Speak Easy: The Loft Concert

By: Massimo Ricci

Touching Extremes

2008

Online Article

“Cologne’s Loft has become a hunting reserve for Pavel Borodin’s shooting of improvising artists (pun intended). After last year’s excellent documentary on Elliott Sharp, The Velocity Of Hue (for which, reports the director, no willing label was found for distribution – a shame, given the quality of that particular work), we’re now able to watch a concert recorded March 14, 2008 by Speak Easy, the quartet of Ute Wassermann, Phil Minton, Thomas Lehn and Martin Blume.
The DVD comprises three episodes (the encore is available as bonus material), a no-frills multi-angle presentation which succeeds in portraying the essence of the performers, an infiltration of sorts in their physical effort, severe application and utter responsiveness. The setting is somehow reminiscent of a low-budget “off” theatre representation: purple background, wooden chairs, an impressive starkness. Minton and Wassermann are placed in front of the main camera, Lehn on the left, Blume on the right. Visually, a few contrasts are immediately noticeable, in the clothing (Minton, the lone non-German, wears a white shirt against the comrades’ general darkness) and in the type of gestural expressiveness. On one side there are the “scientists”, Lehn, perennially tight-lipped, manipulating the controls of his EMS Synthi with the same concentration of a neurosurgeon, Wassermann a cold-eyed emitter of implausible half-Tibetan-half-warbler vibrations with the only aid of a pair of bird calls.

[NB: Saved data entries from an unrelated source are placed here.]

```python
def load() -> ctypes.CDLL:
    global _lib
    if _lib is not None:
        return _lib
    import torch
    if not os.path.exists(LIB_PATH):
        msg = (f"{LIB_PATH} not found: build it with `python -c 'import __graft_entry__ as g; g.build()'` "
               "(hipcc --offload-arch=gfx950). There is no CPU/eager fallback for this path.")
        raise RuntimeError(msg)
    lib = ctypes.CDLL(LIB_PATH)
    for name, (res, args) in SIGNATURES.items():
        fn = getattr(lib, name)
        fn.restype = res
        fn.argtypes = args
    _lib = lib
    _import_tile_table(lib)
    return lib


TILE_TABLE_PATH = os.environ.get("STV_TILE_TABLE") or os.path.join(_HERE, "conv_tiles_gfx950.json")
tile_table_info: dict = {"source": None, "entries": 0}


def _import_tile_table(lib: ctypes.CDLL) -> None:
    import json
    import warnings
    if not os.path.exists(TILE_TABLE_PATH):
        return

    def give_up(why: str) -> None:
        lib.stv_conv_tune_import(None, 0)
        tile_table_info.update(source=None, entries=0, ignored=f"{os.path.basename(TILE_TABLE_PATH)}: {why}")
        warnings.warn(f"conv tile table {TILE_TABLE_PATH} ignored ({why}): analytic tile choices", RuntimeWarning, stacklevel=3)
    try:
        with open(TILE_TABLE_PATH) as fh:
            doc = json.load(fh)
        rows = [int(v) for e in doc.get("entries", []) for v in (e["H"], e["W"], e["cin"], e["cout"], e["taps"], e["elem_bytes"], e["cfg"])]
    except (OSError, ValueError, KeyError, TypeError, AttributeError) as exc:
# ... 42 lines not shown
```

style_transfer_visualizer_amd/csrc/lbfgs_compact.hip:

```cpp
#include <stddef.h>
#include <stdlib.h>

#include <type_traits>

#include "stv_common.h"

namespace {

constexpr int MAX_HIST = 128;
constexpr int MAX_S = MAX_HIST + 1;
constexpr int NSCAL = 8;
constexpr int SC_DTMAX = 7;

struct CState {
  int n_iter, hist_len, head, skip, no_update, pushed, steps_seen, step_pos;
  float t, H_diag, gtd, gmax, ys, yy, cg, prev_loss;
  float ro[MAX_S];
  float cs[MAX_S];
  float cy[MAX_S];
};

struct CWs {
  float* d;
  float* prev_g;
// ... 97 lines not shown
  const int per = (m + pgroups - 1) / pgroups;
  const int j_end = (pgrp + 1) * per < m ? (pgrp + 1) * per : m;
  for (int jj = pgrp * per; jj < j_end; ++jj) {
    const int slot = (head + jj) % S;
    const float* __restrict__ sj = w.S + (size_t)slot * nn;
    const float* __restrict__ yj = w.Y + (size_t)slot * nn;
    double a0 = 0.0, a1 = 0.0, a2 = 0.0, a4 = 0.0;
#pragma unroll
    for (int u = 0; u < U; ++u) {
      const size_t idx = base + (size_t)(u * 256 + tid) * 4;
      const f32x4 s4 = ldh4(sj + idx);
      const f32x4 y4 = ldh4(yj + idx);
#pragma unroll
      for (int e = 0; e < 4; ++e) {
        const double sd = (double)s4[e], yd = (double)y4[e];
        const double gd = (double)gv[u][e], cd = (double)yv[u][e];
        a0 = fma(sd, gd, a0);
        a1 = fma(yd, gd, a1);
        a2 = fma(sd, cd, a2);
        a4 = fma(yd, cd, a4);
      }
    }
    a0 = wave_sum_d_dpp(a0); a1 = wave_sum_d_dpp(a1); a2 = wave_sum_d_dpp(a2); a4 = wave_sum_d_dpp(a4);
    if (lane == 0) {
      double* o = w.part + (size_t)(jj * 5) * nparts + p;
      o[0] = a0; o[(size_t)nparts] = a1; o[(size_t)2 * nparts] = a2; o[(size_t)3 * nparts] = 0.0;
      o[(size_t)4 * nparts] = a4;
    }
  }
  if (pgrp != 0) return;
  gmax = wave_max(gmax);
  gl1 = wave_sum_d(gl1); gg = wave_sum_d(gg); gs = wave_sum_d(gs); gy = wave_sum_d(gy); sy = wave_sum_d(sy); yy = wave_sum_d(yy);
  if (lane == 0) {
    double* o = w.partd + p;
    o[0] = (double)gmax; o[(size_t)nparts] = gl1; o[(size_t)2 * nparts] = gg; o[(size_t)3 * nparts] = gs;
    o[(size_t)4 * nparts] = gy; o[(size_t)5 * nparts] = sy; o[(size_t)6 * nparts] = yy;
  }
  if constexpr (ITER) {
    dtmax = wave_max(dtmax);
    if (lane == 0) w.partd[(size_t)SC_DTMAX * nparts + p] = (double)dtmax;
  }
}
template <int U>
__global__ __launch_bounds__(256) void pass_a_kernel(const float* __restrict__ g, const CState* st, CWs w,
                                                     size_t n, size_t nn, int hist, int nparts, int ntiles, int pgroups) {
  pass_a_body<U, false>(g, st, w, n, nn, hist, nparts, ntiles, pgroups);
}
template <int U>
__global__ __launch_bounds__(256) void pass_a_iter_kernel(const float* __restrict__ g, const CState* st, CWs w,
                                                          size_t n, size_t nn, int hist, int nparts, int ntiles, int pgroups) {
  pass_a_body<U, true>(g, st, w, n, nn, hist, nparts, ntiles, pgroups);
}

__global__ __launch_bounds__(256) void reduce_kernel(const CState* st, CWs w, int hist, int nparts) {
  __shared__ double red[256];
  const int m = st->hist_len;
  int dot = blockIdx.x;
  const bool scalar = dot >= 5 * m;
  if (scalar) dot = 5 * hist + (dot - 5 * m);
  if (dot >= 5 * hist + NSCAL) return;
  const double* __restrict__ src = w.part + (size_t)dot * nparts;
  const double* __restrict__ srcd = w.partd + (size_t)(scalar ? dot - 5 * hist : 0) * nparts;
  const bool is_max = dot == 5 * hist || dot == 5 * hist + SC_DTMAX;
  double acc = 0.0;
  for (int i = threadIdx.x; i < nparts; i += 256) {
    const double v = scalar ? srcd[i] : src[i];
    acc = is_max ? fmax(acc, v) : acc + v;
  }
  red[threadIdx.x] = acc;
  __syncthreads();
  for (int s = 128; s > 0; s >>= 1) {
    if (threadIdx.x < s)
      red[threadIdx.x] = is_max ? fmax(red[threadIdx.x], red[threadIdx.x + s]) : red[threadIdx.x] + red[threadIdx.x + s];
    __syncthreads();
  }
  if (threadIdx.x == 0) w.dots[scalar ? 5 * MAX_HIST + (dot - 5 * hist) : dot] = red[0];
}

#ifdef STV_SOLVE_STAMPS
__device__ unsigned long long g_solve_stamps[8];
#define SOLVE_STAMP(k) do { if (threadIdx.x == 0) g_solve_stamps[k] = wall_clock64(); } while (0)
#else
#define SOLVE_STAMP(k) do { } while (0)
#endif
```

The opposite front sees Blume exploiting the percussive arsenal with controlled passion typically delivered with almost choreographic moves, plus the wild card Minton, whose facial contortion is a spectacle in itself (his close-ups are in fact a study in the rubbery characteristics of human expression, and one genuinely fears that the eyes will pop out of the skull at some point).
The four systematically demonstrate an inspiring consistency of reciprocal consideration, symbolized by a couple of instances in which Minton is captured opening a single eye amidst absolute absorption to check what the others are doing. The scarce recognisability of the sources in the pianissimo segments – the vocalists emitting imperceptible overtones, meshing with Lehn’s synthetic whispers and Blume’s barely audible cymbal scraping – is testament to the remarkable technical and creative homogeneity of these musicians, a seriousness ultimately immortalized. Thanks to this utopian filmmaker, the documentation won’t stop anytime soon (a “definitive” feature about the aforementioned Sharp and a Mark Feldman/Sylvie Courvoisier performance are in the can among other things). Meanwhile, visit this website if you want to get your hands on Borodin’s goodies. They deserve the utmost attention.”